Ultiworld Disc Golf’s Upshot podcast noted many of these problems back in late 2022 when the policy was enacted. Regardless of whether the PDGA’s policy is right or wrong on this issue – which was ripe for litigation – they needed to have an impeccable process in the factual record. It seems as though they don’t. PDGA is likely to get more favorable judges if the claims are litigated in other states outside of California, but defending their record will be a long term challenge in many venues. California is not the only state that will apply scrutiny to the PDGA’s process.
The DGPT may have waited a bit long to bring in true legal experts to their defense team, but it was better late than never: DGPT ultimately won the stay at the Ninth Circuit by finding the right jurisdictional argument. The number of procedural arguments and deficiencies alleged by DGPT gave them decent odds that one would stick, and they found a good one.
But this is a short-term DGPT victory, since Ryan’s case can, and probably will, proceed in other venues. The jurisdictional argument is unlikely to work again, and it certainly won’t work forever. Plus, as we saw in the District Court’s opinion, DGPT will be tied very closely to the PDGA in the case, since the DGPT adopted the PDGA’s eligibility policy. That means the DGPT legal team will find themselves defending the PDGA’s policy.
Additionally, while the DGPT complained about the delay between Ryan’s initial filing and the recent rush, they could have established the jurisdictional record earlier too, thereby avoiding the initial District Court ruling against them.
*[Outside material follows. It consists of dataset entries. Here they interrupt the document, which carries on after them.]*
# MiloszKrajewski/K4os.Compression.LZ4

Hardware: AMD Instinct MI355X
Metric: GiB/s encode+decode on batched 64 KiB blocks; bit-exact vs C# ref (higher is better)
Workload: dtype u8

## Files before the change

experiments/parse_cost_order/fit.py:

```python
import ctypes as C, os, sys, subprocess, numpy as np
ROOT = os.path.dirname(os.path.dirname(os.path.dirname(os.path.abspath(__file__))))
sys.path.insert(0, ROOT)
WORK = sys.argv[1]
from k4os.compression.lz4_amd import corpus
so = os.path.join(WORK, "libstudy.so")
lib = C.CDLL(so)
n, bs = 4096, 65536
cache = os.path.join(WORK, "blocks.npy")
if os.path.exists(cache): blocks = np.load(cache)
else:
    blocks = corpus.silesia_like_blocks(n, bs, seed=2); np.save(cache, blocks)
uidx = np.array([ci + 12 * t for ci in range(12) for t in range(32)])
ub = np.ascontiguousarray(blocks[uidx])
off = (np.arange(384, dtype=np.uint64) * bs); lens = np.full(384, bs, np.int32)
def stats(o, l):
    out = np.zeros((384, 8), np.uint32)
    lib.study_stats(ub.ctypes.data_as(C.POINTER(C.c_uint8)), C.c_void_p(off.ctypes.data), C.c_void_p(lens.ctypes.data), C.c_longlong(384), C.c_uint32(o), C.c_uint32(l), C.c_void_p(out.ctypes.data), C.c_int(8), C.c_uint32(0))
    return out[:, :6].astype(np.float64), out[:, 6].astype(np.float64)
b = np.arange(n); u = (b % 12) * 32 + (b // 12) % 32
ls = np.zeros(384); ln = np.zeros(384); ms = np.zeros(384); mn = np.zeros(384)
for f in ("parent_blocks", "oracleP_blocks", "oracleQ_blocks"):
    res = np.load(os.path.join(WORK, "%s.npy" % f))
    for r in res:
        d = (r[:, 1] - r[:, 0]) / 1e5; k = r[:, 2].astype(int)
        np.add.at(ls, u[k == 4], d[k == 4]); np.add.at(ln, u[k == 4], 1)
        np.add.at(ms, u[k != 4], d[k != 4]); np.add.at(mn, u[k != 4], 1)
lds = np.where(ln > 0, ls / np.maximum(ln, 1), np.nan); mem = np.where(mn > 0, ms / np.maximum(mn, 1), np.nan)
both = (ln >= 2) & (mn >= 2)
ratio = np.median(mem[both] / lds[both]); print("ratio", ratio, "both", both.sum(), "lds known", (ln > 0).sum())
truth = np.where(np.isnan(lds), mem / ratio, lds)
np.save(os.path.join(WORK, "truth.npy"), truth)
names = corpus.SILESIA_NAMES
def evaluate(tag, est):
    e = est[u] + 1e-9 * np.random.default_rng(0).random(n)
    t = truth[u]
    cut = np.sort(e)[::-1][2303]
    inl = e >= cut
    tail_mem = (t[~inl] * ratio).max(); tail_lds = t[inl].max()
    tcut = np.sort(t)[::-1][2303]
    mis = ((t >= tcut) & ~inl).sum()
# ... 28 lines not shown
```

experiments/parse_cost_order/fit_stats.cpp:

```cpp
#include "hip/hip_runtime.h"
#include "k4lz4_decode.hpp"
#include "k4lz4_encode_fast.hpp"
#include "k4lz4_parse.hpp"
#include <vector>

namespace k4 {
__global__ void stats_kernel(BatchArgs a, uint32_t off, uint32_t len, uint32_t *out, uint32_t cap = 0)
{
    __shared__ __attribute__((aligned(16))) uint32_t lds[PCOST_WAVES_PER_WG][4096 + PARSE_SEEN_DWORDS];
    const int lane = lane_id();
    const uint32_t wave = uni(threadIdx.x >> 6);
    const long long b = (long long)blockIdx.x * PCOST_WAVES_PER_WG + (long long)wave;
    if (b >= a.n) return;
    const uint32_t src_len = (uint32_t)a.srcLen[b];
    uint32_t o = off, s = len;
    if (o + s > src_len) { o = 0; s = s < src_len ? s : src_len; }
    ParseStats st; st.max_rounds = cap;
    const uint32_t nseq = parse_block<1, false, true>(a.src + a.srcOff[b] + o, s, nullptr, (uint16_t *)lds[wave], lds[wave] + 4096, lane, nullptr, &st);
    if (lane == 0) { uint32_t *w = out + 8 * b; w[0] = st.rounds; w[1] = st.slow; w[2] = nseq; w[3] = st.groups; w[4] = st.lazies; w[5] = st.longs; w[6] = st.covered; }
}
}

extern "C" int study_stats(const uint8_t *src, const uint64_t *srcOff, const int32_t *srcLen, long long n, uint32_t off, uint32_t len, uint32_t *out, int threads, uint32_t cap)
{
    k4::BatchArgs a{};
    a.src = src; a.srcOff = srcOff; a.srcLen = srcLen; a.n = n; a.accel = 1;
    k4emu::launch_fn(dim3((unsigned)((n + k4::PCOST_WAVES_PER_WG - 1) / k4::PCOST_WAVES_PER_WG)), dim3(64 * k4::PCOST_WAVES_PER_WG), [=] { k4::stats_kernel(a, off, len, out, cap); }, threads);
    return 0;
}
```

k4os/compression/lz4_amd/csrc/k4lz4_capi.hip:

```cpp
#include <hip/hip_runtime.h>
#include <stdint.h>
#include <stdio.h>
#include <stdlib.h>
#include <string.h>
#include <algorithm>
#include <atomic>
#include <memory>
#include <new>
#include <condition_variable>
#include <functional>
#include <map>
#include <mutex>
#include <string>
#include <thread>
#include <chrono>
#include <vector>

#include "../../../../include/k4lz4.h"
#include "k4lz4_decode.hpp"
#include "k4lz4_encode_fast.hpp"
#include "k4lz4_parse.hpp"
#include "k4lz4_pickle.hpp"
#include "k4lz4_segments.hpp"
#include "k4lz4_encode_hc.hpp"
// ... 554 lines not shown
            a.seg_first = sg.first; a.seg_items = sg.items; a.seg_snaps = sg.snaps;
            seg = true;
        }
        auto segments_start = [&]() -> int {
            if (!seg) return K4LZ4_OK;
            K4_HIP(ctx, hipEventRecord(ctx->ev_fork, stream));
            K4_HIP(ctx, hipStreamWaitEvent(ctx->aux2, ctx->ev_fork, 0));
            hipLaunchKernelGGL(k4::k4_encode_seg_kernel, dim3((unsigned)((sg.max_items + k4::ENCODE_WAVES_PER_WG - 1) / k4::ENCODE_WAVES_PER_WG)), dim3(64 * k4::ENCODE_WAVES_PER_WG), 0, ctx->aux2, a, sg);
            K4_HIP(ctx, hipEventRecord(ctx->ev_join2, ctx->aux2));
            return K4LZ4_OK;
        };
        auto segments_join = [&]() -> int {
            if (!seg) return K4LZ4_OK;
            K4_HIP(ctx, hipStreamWaitEvent(stream, ctx->ev_join2, 0));
            hipLaunchKernelGGL(k4::k4_seg_join_kernel, dim3((unsigned)std::min<int64_t>(k4::SEG_MAX_BLOCKS, cnt)), dim3(64), 0, stream, a, sg);
            return K4LZ4_OK;
        };
        if (dd && dd->dict) {
            a.dict = dd->dict; a.dictOff = dd->off + first; a.dictLen = dd->len + first;
            a.dictMode = dd->mode ? dd->mode + first : nullptr;
        }
        if (reorder && parse_path && kind == KIND_ENCODE && ctx->parse_pcost) {
            const int64_t wgs = std::min<int64_t>((cnt + k4::PARSE_MAX_WAVES - 1) / k4::PARSE_MAX_WAVES, ctx->cu_count);
            const size_t need = (size_t)wgs * (k4::PARSE_MAX_WAVES - k4::PARSE_LDS_TABLES) * 16384;
            if (need > ctx->d_parse_cap) K4_HIP(ctx, hipStreamSynchronize(stream));
            const int rcp = grow(ctx, &ctx->d_parse, &ctx->d_parse_cap, need, false);
            if (rcp != K4LZ4_OK) return rcp;
            a.cost = d_cost; a.hist = d_hist; a.order_out = d_order;
            K4_HIP(ctx, hipMemsetAsync(d_hist, 0, 2 * k4::PCOST_BUCKETS * 4, stream));
            k4::ParseCost pc = ctx->pcost_fit;
            pc.tables = (uint32_t *)ctx->d_parse;
            hipLaunchKernelGGL(static_cast<void (*)(k4::BatchArgs, k4::ParseCost)>(k4::k4_cost_kernel), dim3((unsigned)wgs), dim3(64 * k4::PARSE_MAX_WAVES), 0, stream, a, pc);
            hipLaunchKernelGGL(k4::k4_order_kernel, dim3((unsigned)((cnt + 255) / 256)), dim3(256), 0, stream, a, 0xffffffffu, 1);
            a.order = d_order;
        }
        else if (reorder) {
            a.cost = d_cost; a.hist = d_hist; a.order_out = d_order;
            K4_HIP(ctx, hipMemsetAsync(d_hist, 0, (2 * k4::COST_BUCKETS + 16) * 4, stream));
            hipLaunchKernelGGL(k4::k4_cost_kernel, dim3((unsigned)cnt), dim3(64), 0, stream, a, encode_like ? 0 : 1,
                               kind == KIND_ENCODE && parse_path ? k4::COST_SAMPLE_PARSE : k4::COST_SAMPLE);
            const bool two_kernels = kind == KIND_ENCODE && !a.prof && cnt > 512 && !(flags & K4LZ4_FLAG_NO_SPLIT) &&
                                     cnt > 8 * (int64_t)ctx->cu_count && ctx->split_pct <= 0;
            k4::BatchArgs ao = a;
            ao.first = two_kernels ? (uint32_t)ctx->cost_pct : 0u;
            ao.total = (uint32_t)((int64_t)ctx->lds_floor_per_cu * (int64_t)ctx->cu_count);
            hipLaunchKernelGGL(k4::k4_order_kernel, dim3((unsigned)((cnt + 255) / 256)), dim3(256), 0, stream, ao, (uint32_t)lds_share(ctx, cnt));
            a.order = d_order;
            if (two_kernels) a.split = d_hist + 2 * k4::COST_BUCKETS;
        }
        const unsigned wg4 = (unsigned)((cnt + k4::DECODE_WAVES_PER_WG - 1) / k4::DECODE_WAVES_PER_WG);
        bool parse_here = kind == KIND_ENCODE && (parse_path || (parse_seg_path && (a.order || cnt == 1)));
        const bool big_ok = ctx->parse_big && ctx->parse_inline_emit;
        bool any_small = true, any_big = big_ok;
        if (parse_here && hostLen) {
            any_small = false; any_big = false;
            for (int64_t i = 0; i < cnt && !(any_small && (any_big || !big_ok)); i++) {
                const int32_t len = hostLen[first + i];
                if (len >= (int32_t)k4::PARSE_MIN_LEN && len < k4::LIMIT_64K) any_small = true;
                else if (len >= k4::LIMIT_64K && big_ok) any_big = true;
            }
            parse_here = any_small || any_big;
        }
        int64_t waves = 0, nwg = 0, nwg_seg = 0;
        const bool seg_two_step = seg && parse_here && parse_seg_path;
        bool queue = false, slot_recs = false;
        size_t o_meta = 0, o_gtab = 0;
        if (parse_here) {
            waves = std::max<int64_t>(1, std::min<int64_t>(ctx->parse_waves, (cnt + ctx->cu_count - 1) / ctx->cu_count));
            queue = (ctx->parse_queue || parse_persistent || parse_seg_path) && a.order && cnt > waves * (int64_t)ctx->cu_count;
// ... 1387 lines not shown
    dict_layout(dv, w, fam, nt, nd, (size_t)n, nslots);
    const size_t up_bytes = (size_t)((uint8_t *)w.cost - (uint8_t *)w.toff);
    if (list) {
        try { sc.host.assign(up_bytes, 0); } catch (...) { return fail(ctx, K4LZ4_E_NOMEM, "out of host memory"); }
        auto host = [&](auto *p) { return (decltype(p))(sc.host.data() + ((uint8_t *)p - (uint8_t *)w.toff)); };
        dict_words(*list, host(w.toff), host(w.tlen), host(w.eoff), host(w.elen), host(w.etab));
        sc.table = list->table; sc.kept = list->keptLen;
    } else {
        sc.table.clear(); sc.kept.clear();
    }
    K4_HIP(ctx, order_after_ctx(ctx, stream));
    if (list) {
        K4_HIP(ctx, hipMemcpyAsync(w.toff, sc.host.data(), up_bytes, hipMemcpyHostToDevice, stream));
        K4_HIP(ctx, hipEventRecord(sc.ev, stream));
    }
    K4_HIP(ctx, hipMemsetAsync(w.head, 0, DICT_HEAD_WORDS * 4, stream));
    if (list) fam.load(stream, (unsigned)nt, dict, w.toff, w.tlen, w.tables);
    if (n > 0) {
        if (fam.slots) K4_HIP(ctx, hipMemsetAsync(w.slots, 0, nslots * fam.table_bytes, stream));
        k4::BatchArgs o{};
        o.srcLen = b.srcLen; o.n = n; o.cost = w.cost; o.hist = w.head + 64; o.order_out = w.order;
        const unsigned g256 = (unsigned)((n + 255) / 256);
        hipLaunchKernelGGL(k4::k4_dict_cost_kernel, dim3(g256), dim3(256), 0, stream, o);
        hipLaunchKernelGGL(k4::k4_order_kernel, dim3(g256), dim3(256), 0, stream, o, 0xffffffffu);
        const k4lz4_dict_set::Family *f = list ? nullptr : &(set->*fam.in_set);
        const DictTables t = list ? DictTables{dict, w.eoff, w.elen, w.etab, w.tables, (int)nd}
                                  : DictTables{set->buf, f->eoff, f->elen, f->etab, f->tables, (int)set->nDict};
        fam.encode(stream, (unsigned)wgs, b, t, w, ctx->d_status, level);
    }
    rc = hipGetLastError() != hipSuccess ? fail(ctx, K4LZ4_E_HIP, std::string(who) + ": kernel launch failed") : K4LZ4_OK;
    mark_busy(ctx, stream);
    return rc;
}
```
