__global__ __launch_bounds__(256, 2) void gemm_f16_kernel(GemmParams p) {
    __shared__ __attribute__((aligned(16))) char smem[T128_LDS];
    const int ntn = p.N / BN, ntm = (p.M + BM - 1) / BM;
    const int bid = xcd_contiguous(blockIdx.x, ntn * ntm);
    const int tm = bid / ntn, tn = bid - tm * ntn;
    const int m0 = tm * BM, n0 = tn * BN;
    const int lane = threadIdx.x & 63, w = threadIdx.x >> 6;
    const int wm = w >> 1, wn = w & 1;
    const int fr = lane & 15, fq = lane >> 4;

    f32x4 acc[4][4];
#pragma unroll
    for (int i = 0; i < 4; i++)
#pragma unroll
        for (int j = 0; j < 4; j++) acc[i][j] = (f32x4){0.f, 0.f, 0.f, 0.f};

    const int seg = (p.epi == EPI_F16 || p.epi == EPI_GELU_F16) ? n0 / p.seg_n : 0;
    const bool vt = (p.epi == EPI_F16 && seg == p.vt_seg);
    if (vt) gemm_mainloop<false>(p, smem, m0, n0, acc);
    else gemm_mainloop<true>(p, smem, m0, n0, acc);

    if (vt) {
        half_t *dst = reinterpret_cast<half_t *>(seg == 0 ? p.out[0] : seg == 1 ? p.out[1] : p.out[2]);
#pragma unroll
        for (int i = 0; i < 4; i++) {
            int n = n0 + wn * 64 + 16 * i + fr;
            float bv = p.bias ? p.bias[n] : 0.f;
            int nl = n - seg * p.seg_n, h = nl >> 6, dh = nl & 63;
#pragma unroll
            for (int j = 0; j < 4; j++) {
                int m = m0 + wm * 64 + 16 * j + 4 * fq;
                if (m >= p.M) continue;
                int b = nh_div(m, p.S, p.s_magic), s = m - b * p.S;
                half_t *row = dst + ((long)(b * p.H + h) * NH_DH + dh) * NH_SP;
                if (s + 3 < p.S && m + 3 < p.M) {
                    half4 v = {(half_t)(acc[i][j][0] + bv), (half_t)(acc[i][j][1] + bv),
                               (half_t)(acc[i][j][2] + bv), (half_t)(acc[i][j][3] + bv)};
                    *reinterpret_cast<half4 *>(row + s) = v;
                } else {
                    for (int r = 0; r < 4; r++) {
                        int mm = m + r;
                        if (mm >= p.M) break;
                        int bb = nh_div(mm, p.S, p.s_magic), ss = mm - bb * p.S;
                        dst[((long)(bb * p.H + h) * NH_DH + dh) * NH_SP + ss] = (half_t)(acc[i][j][r] + bv);
                    }
                }
            }
        }
        return;
    }
    half_t *obase = reinterpret_cast<half_t *>(seg == 0 ? p.out[0] : seg == 1 ? p.out[1] : p.out[2]);
#pragma unroll
    for (int i = 0; i < 4; i++) {
        const int n = n0 + wn * 64 + 16 * i + 4 * fq;
        f32x4 bv = {0.f, 0.f, 0.f, 0.f};
        if (p.bias) bv = *reinterpret_cast<const f32x4 *>(p.bias + n);
#pragma unroll
        for (int j = 0; j < 4; j++) {
            const int m = m0 + wm * 64 + 16 * j + fr;
            if (m >= p.M) continue;
            f32x4 v = acc[i][j] + bv;
            if (p.epi == EPI_F16 || p.epi == EPI_GELU_F16) {
                if (p.epi == EPI_F16 && seg == 0 && p.seg0_scale != 0.f) v *= p.seg0_scale;
                if (p.epi == EPI_GELU_F16) {
                    v[0] = gelu_tanh_f(v[0]); v[1] = gelu_tanh_f(v[1]);
                    v[2] = gelu_tanh_f(v[2]); v[3] = gelu_tanh_f(v[3]);
                }
                const int nl = n - seg * p.seg_n;
                half_t *dst = p.head_major ? obase + (((long)nh_div(m, p.S, p.s_magic) * p.H + (nl >> 6)) * p.S + (m - nh_div(m, p.S, p.s_magic) * p.S)) * NH_DH + (nl & 63)
                                           : obase + out_row(p, m) * p.ldo + nl;
                half4 hv = {(half_t)v[0], (half_t)v[1], (half_t)v[2], (half_t)v[3]};
                *reinterpret_cast<half4 *>(dst) = hv;
            } else if (p.epi == EPI_RESID_F32) {
                float *dst = reinterpret_cast<float *>(p.out[0]) + (long)m * p.ldo + n;
                f32x4 x = *reinterpret_cast<const f32x4 *>(dst);
                *reinterpret_cast<f32x4 *>(dst) = x + v;
            } else {
                int s = m - nh_div(m, p.S, p.s_magic) * p.S;
                f32x4 pe = *reinterpret_cast<const f32x4 *>(p.pos + (long)s * p.N + n);
                f32x4 o = {gelu_tanh_f(v[0]) + pe[0], gelu_tanh_f(v[1]) + pe[1], gelu_tanh_f(v[2]) + pe[2],
                           gelu_tanh_f(v[3]) + pe[3]};
                *reinterpret_cast<f32x4 *>(reinterpret_cast<float *>(p.out[0]) + (long)m * p.ldo + n) = o;
            }
        }
    }
}

#define G2_BM 256
#define G2_BN 256
#define G2_GM 4
#define PP_BUF 65536
#define PP_HT 16384
#define PP_RING (2 * PP_BUF)
#define PP_EPI_PITCH 136
#define PP_EPI_WAVE (16 * PP_EPI_PITCH)

struct PPSource { unsigned ag[2][2], wg[2][2]; };

__device__ __forceinline__ PPSource pp_source(const GemmParams &p, int m0, int n0) {
    int tid = threadIdx.x;
    asm volatile("" : "+v"(tid));
    const int lrow = tid >> 3;
    const int csrc = ((tid & 7) ^ ((lrow >> 1) & 7)) * 8;
    PPSource sg;
#pragma unroll
    for (int h = 0; h < 2; h++)
#pragma unroll
        for (int i = 0; i < 2; i++) {
            sg.ag[h][i] = (unsigned)(a_row_ptr(p, m0 + i * 128 + h * 64 + lrow) - p.A) + csrc;
            const int l = lrow + 64 * i;
            sg.wg[h][i] = (unsigned)(n0 + (l >> 5) * 64 + h * 32 + (l & 31)) * (unsigned)p.K + csrc;
        }
    return sg;
}

__device__ __forceinline__ void pp_stage(const GemmParams &p, char *wbase, const PPSource &sg, int t, int which) {
    const int h = (which >> 1) & 1;
    const bool isB = which == 1 || which == 2;
    char *dst = wbase + (t & 1) * PP_BUF + (isB ? 2 * PP_HT : 0) + h * PP_HT;
    const unsigned ko = (unsigned)t * 64u;
    if (isB) {
        __builtin_amdgcn_global_load_lds((gbl_void *)(p.W + (size_t)(sg.wg[h][0] + ko)), (lds_void *)dst, 16, 0, 0);
        __builtin_amdgcn_global_load_lds((gbl_void *)(p.W + (size_t)(sg.wg[h][1] + ko)), (lds_void *)(dst + 8192), 16, 0, 0);
    } else {
        __builtin_amdgcn_global_load_lds((gbl_void *)(p.A + (size_t)(sg.ag[h][0] + ko)), (lds_void *)dst, 16, 0, 0);
        __builtin_amdgcn_global_load_lds((gbl_void *)(p.A + (size_t)(sg.ag[h][1] + ko)), (lds_void *)(dst + 8192), 16, 0, 0);
    }
}

__device__ __forceinline__ void pp_prologue(const GemmParams &p, char *wbase, const PPSource &sg) {
    pp_stage(p, wbase, sg, 0, 0); pp_stage(p, wbase, sg, 0, 1); pp_stage(p, wbase, sg, 0, 2); pp_stage(p, wbase, sg, 0, 3);
    pp_stage(p, wbase, sg, 1, 0); pp_stage(p, wbase, sg, 1, 1);
}

template <bool SWAP>
__device__ __forceinline__ void pp_main(const GemmParams &p, char *smem, char *wbase, const PPSource &sg, f32x4 (&acc)[8][4]) {
    const int lane = threadIdx.x & 63, w = threadIdx.x >> 6;
    const int wr = w >> 2, wc = w & 3;
    const int fr = lane & 15, fq = lane >> 4;
    const int nt = p.K >> 6;
    const int offA0 = (wr * 64 + fr) * 128 + ((fq ^ (fr >> 1)) << 4);
    const int offB0 = (wc * 32 + fr) * 128 + ((fq ^ (fr >> 1)) << 4);
    const char *const pa[2] = {smem + offA0, smem + (offA0 ^ 64)};
    const char *const pb[2] = {smem + offB0, smem + (offB0 ^ 64)};
    half8 fa[4][2], fb[4][2];

#define PP_PHASE(Q, BUF, WAIT, DO_ISSUE, ST)                                                                             \
    {                                                                                                                    \
        constexpr int tb_ = (BUF) * PP_BUF;                                                                              \
        if ((Q) == 0) {                                                                                                  \
            _Pragma("unroll") for (int j = 0; j < 2; j++) _Pragma("unroll") for (int ks = 0; ks < 2; ks++)             \
                fb[j][ks] = *reinterpret_cast<const half8 *>(pb[ks] + (tb_ + 2 * PP_HT + 2048 * j));                    \
            __builtin_amdgcn_sched_barrier(0);                                                                           \
            _Pragma("unroll") for (int i = 0; i < 4; i++) _Pragma("unroll") for (int ks = 0; ks < 2; ks++)             \
                fa[i][ks] = *reinterpret_cast<const half8 *>(pa[ks] + (tb_ + 2048 * i));                               \
        } else if ((Q) == 1) {                                                                                           \
            _Pragma("unroll") for (int j = 0; j < 2; j++) _Pragma("unroll") for (int ks = 0; ks < 2; ks++)             \
                fb[2 + j][ks] = *reinterpret_cast<const half8 *>(pb[ks] + (tb_ + 3 * PP_HT + 2048 * j));                \
        } else if ((Q) == 2) {                                                                                           \
            _Pragma("unroll") for (int i = 0; i < 4; i++) _Pragma("unroll") for (int ks = 0; ks < 2; ks++)             \
                fa[i][ks] = *reinterpret_cast<const half8 *>(pa[ks] + (tb_ + PP_HT + 2048 * i));                       \
        }                                                                                                                \
        __builtin_amdgcn_sched_barrier(0);                                                                               \
        if (DO_ISSUE) pp_stage(p, wbase, sg, (ST), (Q) == 2 ? 0 : (Q) == 3 ? 1 : (Q) == 0 ? 2 : 3);                     \
        if ((WAIT) == 8) asm volatile("s_waitcnt vmcnt(8)" ::: "memory");                                                \
        else if ((WAIT) == 4) asm volatile("s_waitcnt vmcnt(4)" ::: "memory");                                           \
        else if ((WAIT) == 2) asm volatile("s_waitcnt vmcnt(2)" ::: "memory");                                           \
        else if ((WAIT) == 0) asm volatile("s_waitcnt vmcnt(0)" ::: "memory");                                           \
        __builtin_amdgcn_s_barrier();                                                                                    \
        asm volatile("s_waitcnt lgkmcnt(0)" ::: "memory");                                                               \
        __builtin_amdgcn_sched_barrier(0);                                                                               \
        __builtin_amdgcn_s_setprio(1);                                                                                   \
        {                                                                                                                \
            constexpr int ib_ = ((Q) >= 2) ? 4 : 0, jb_ = ((Q) == 1 || (Q) == 2) ? 2 : 0;                                \
            _Pragma("unroll") for (int ks = 0; ks < 2; ks++) _Pragma("unroll") for (int i = 0; i < 4; i++)             \
                _Pragma("unroll") for (int j = 0; j < 2; j++) {                                                         \
                    if (SWAP) acc[ib_ + i][jb_ + j] = __builtin_amdgcn_mfma_f32_16x16x32_f16(fb[jb_ + j][ks], fa[i][ks], acc[ib_ + i][jb_ + j], 0, 0, 0); \
                    else acc[ib_ + i][jb_ + j] = __builtin_amdgcn_mfma_f32_16x16x32_f16(fa[i][ks], fb[jb_ + j][ks], acc[ib_ + i][jb_ + j], 0, 0, 0);      \
                }                                                                                                        \
        }                                                                                                                \
        __builtin_amdgcn_s_setprio(0);                                                                                   \
        __builtin_amdgcn_sched_barrier(0);                                                                               \
        __builtin_amdgcn_s_barrier();                                                                                    \
    }

    asm volatile("s_waitcnt vmcnt(0)" ::: "memory");
    __builtin_amdgcn_s_barrier();
    if (wr == 1) __builtin_amdgcn_s_barrier();
    int t = 0;
    for (; t + 4 <= nt; t += 2) {
        PP_PHASE(0, 0, 8, true, t + 1)
        PP_PHASE(1, 0, 8, true, t + 1)
        PP_PHASE(2, 0, -1, true, t + 2)
        PP_PHASE(3, 0, 8, true, t + 2)
        PP_PHASE(0, 1, 8, true, t + 2)
        PP_PHASE(1, 1, 8, true, t + 2)
        PP_PHASE(2, 1, -1, true, t + 3)
        PP_PHASE(3, 1, 8, true, t + 3)
    }
    PP_PHASE(0, 0, 8, true, t + 1)
    PP_PHASE(1, 0, 8, true, t + 1)
    PP_PHASE(2, 0, -1, false, 0)
    PP_PHASE(3, 0, 4, false, 0)
    PP_PHASE(0, 1, 2, false, 0)
    PP_PHASE(1, 1, 0, false, 0)
    PP_PHASE(2, 1, -1, false, 0)
    PP_PHASE(3, 1, -1, false, 0)
    if (wr == 0) __builtin_amdgcn_s_barrier();
#undef PP_PHASE
}

__device__ __forceinline__ void pp_tile(int vb, int ntn, int ntm, int &tm, int &tn) {
    grouped_tile(xcd_contiguous(vb, ntn * ntm), ntn, ntm, G2_GM, tm, tn);
}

It’s possible they waited to raise jurisdiction until the time of maximum impact; if so, that was a gamble.
The Ninth Circuit Court of Appeals was forced to make a decision in 24 hours, and their two page ruling reflects that – pretty confusing. The District Court’s order was stayed with respect to the DGPT, but not with respect to the PDGA, notwithstanding the fact that the District Court did very little to distinguish between those two parties. Multiple observers (ourselves included) were scratching our heads trying to interpret exactly what the Ninth Circuit meant and intended.
The District Court got its jurisdictional analysis wrong and created unnecessary confusion during the week. The corporate, tax, and drivers license documents filed by the DGPT should have been enough for the District Court to get to the right answer. The District Court even expressed its skepticism as to the jurisdictional issue – a sign that they probably should have waited, if necessary, to get it right before issuing the initial order.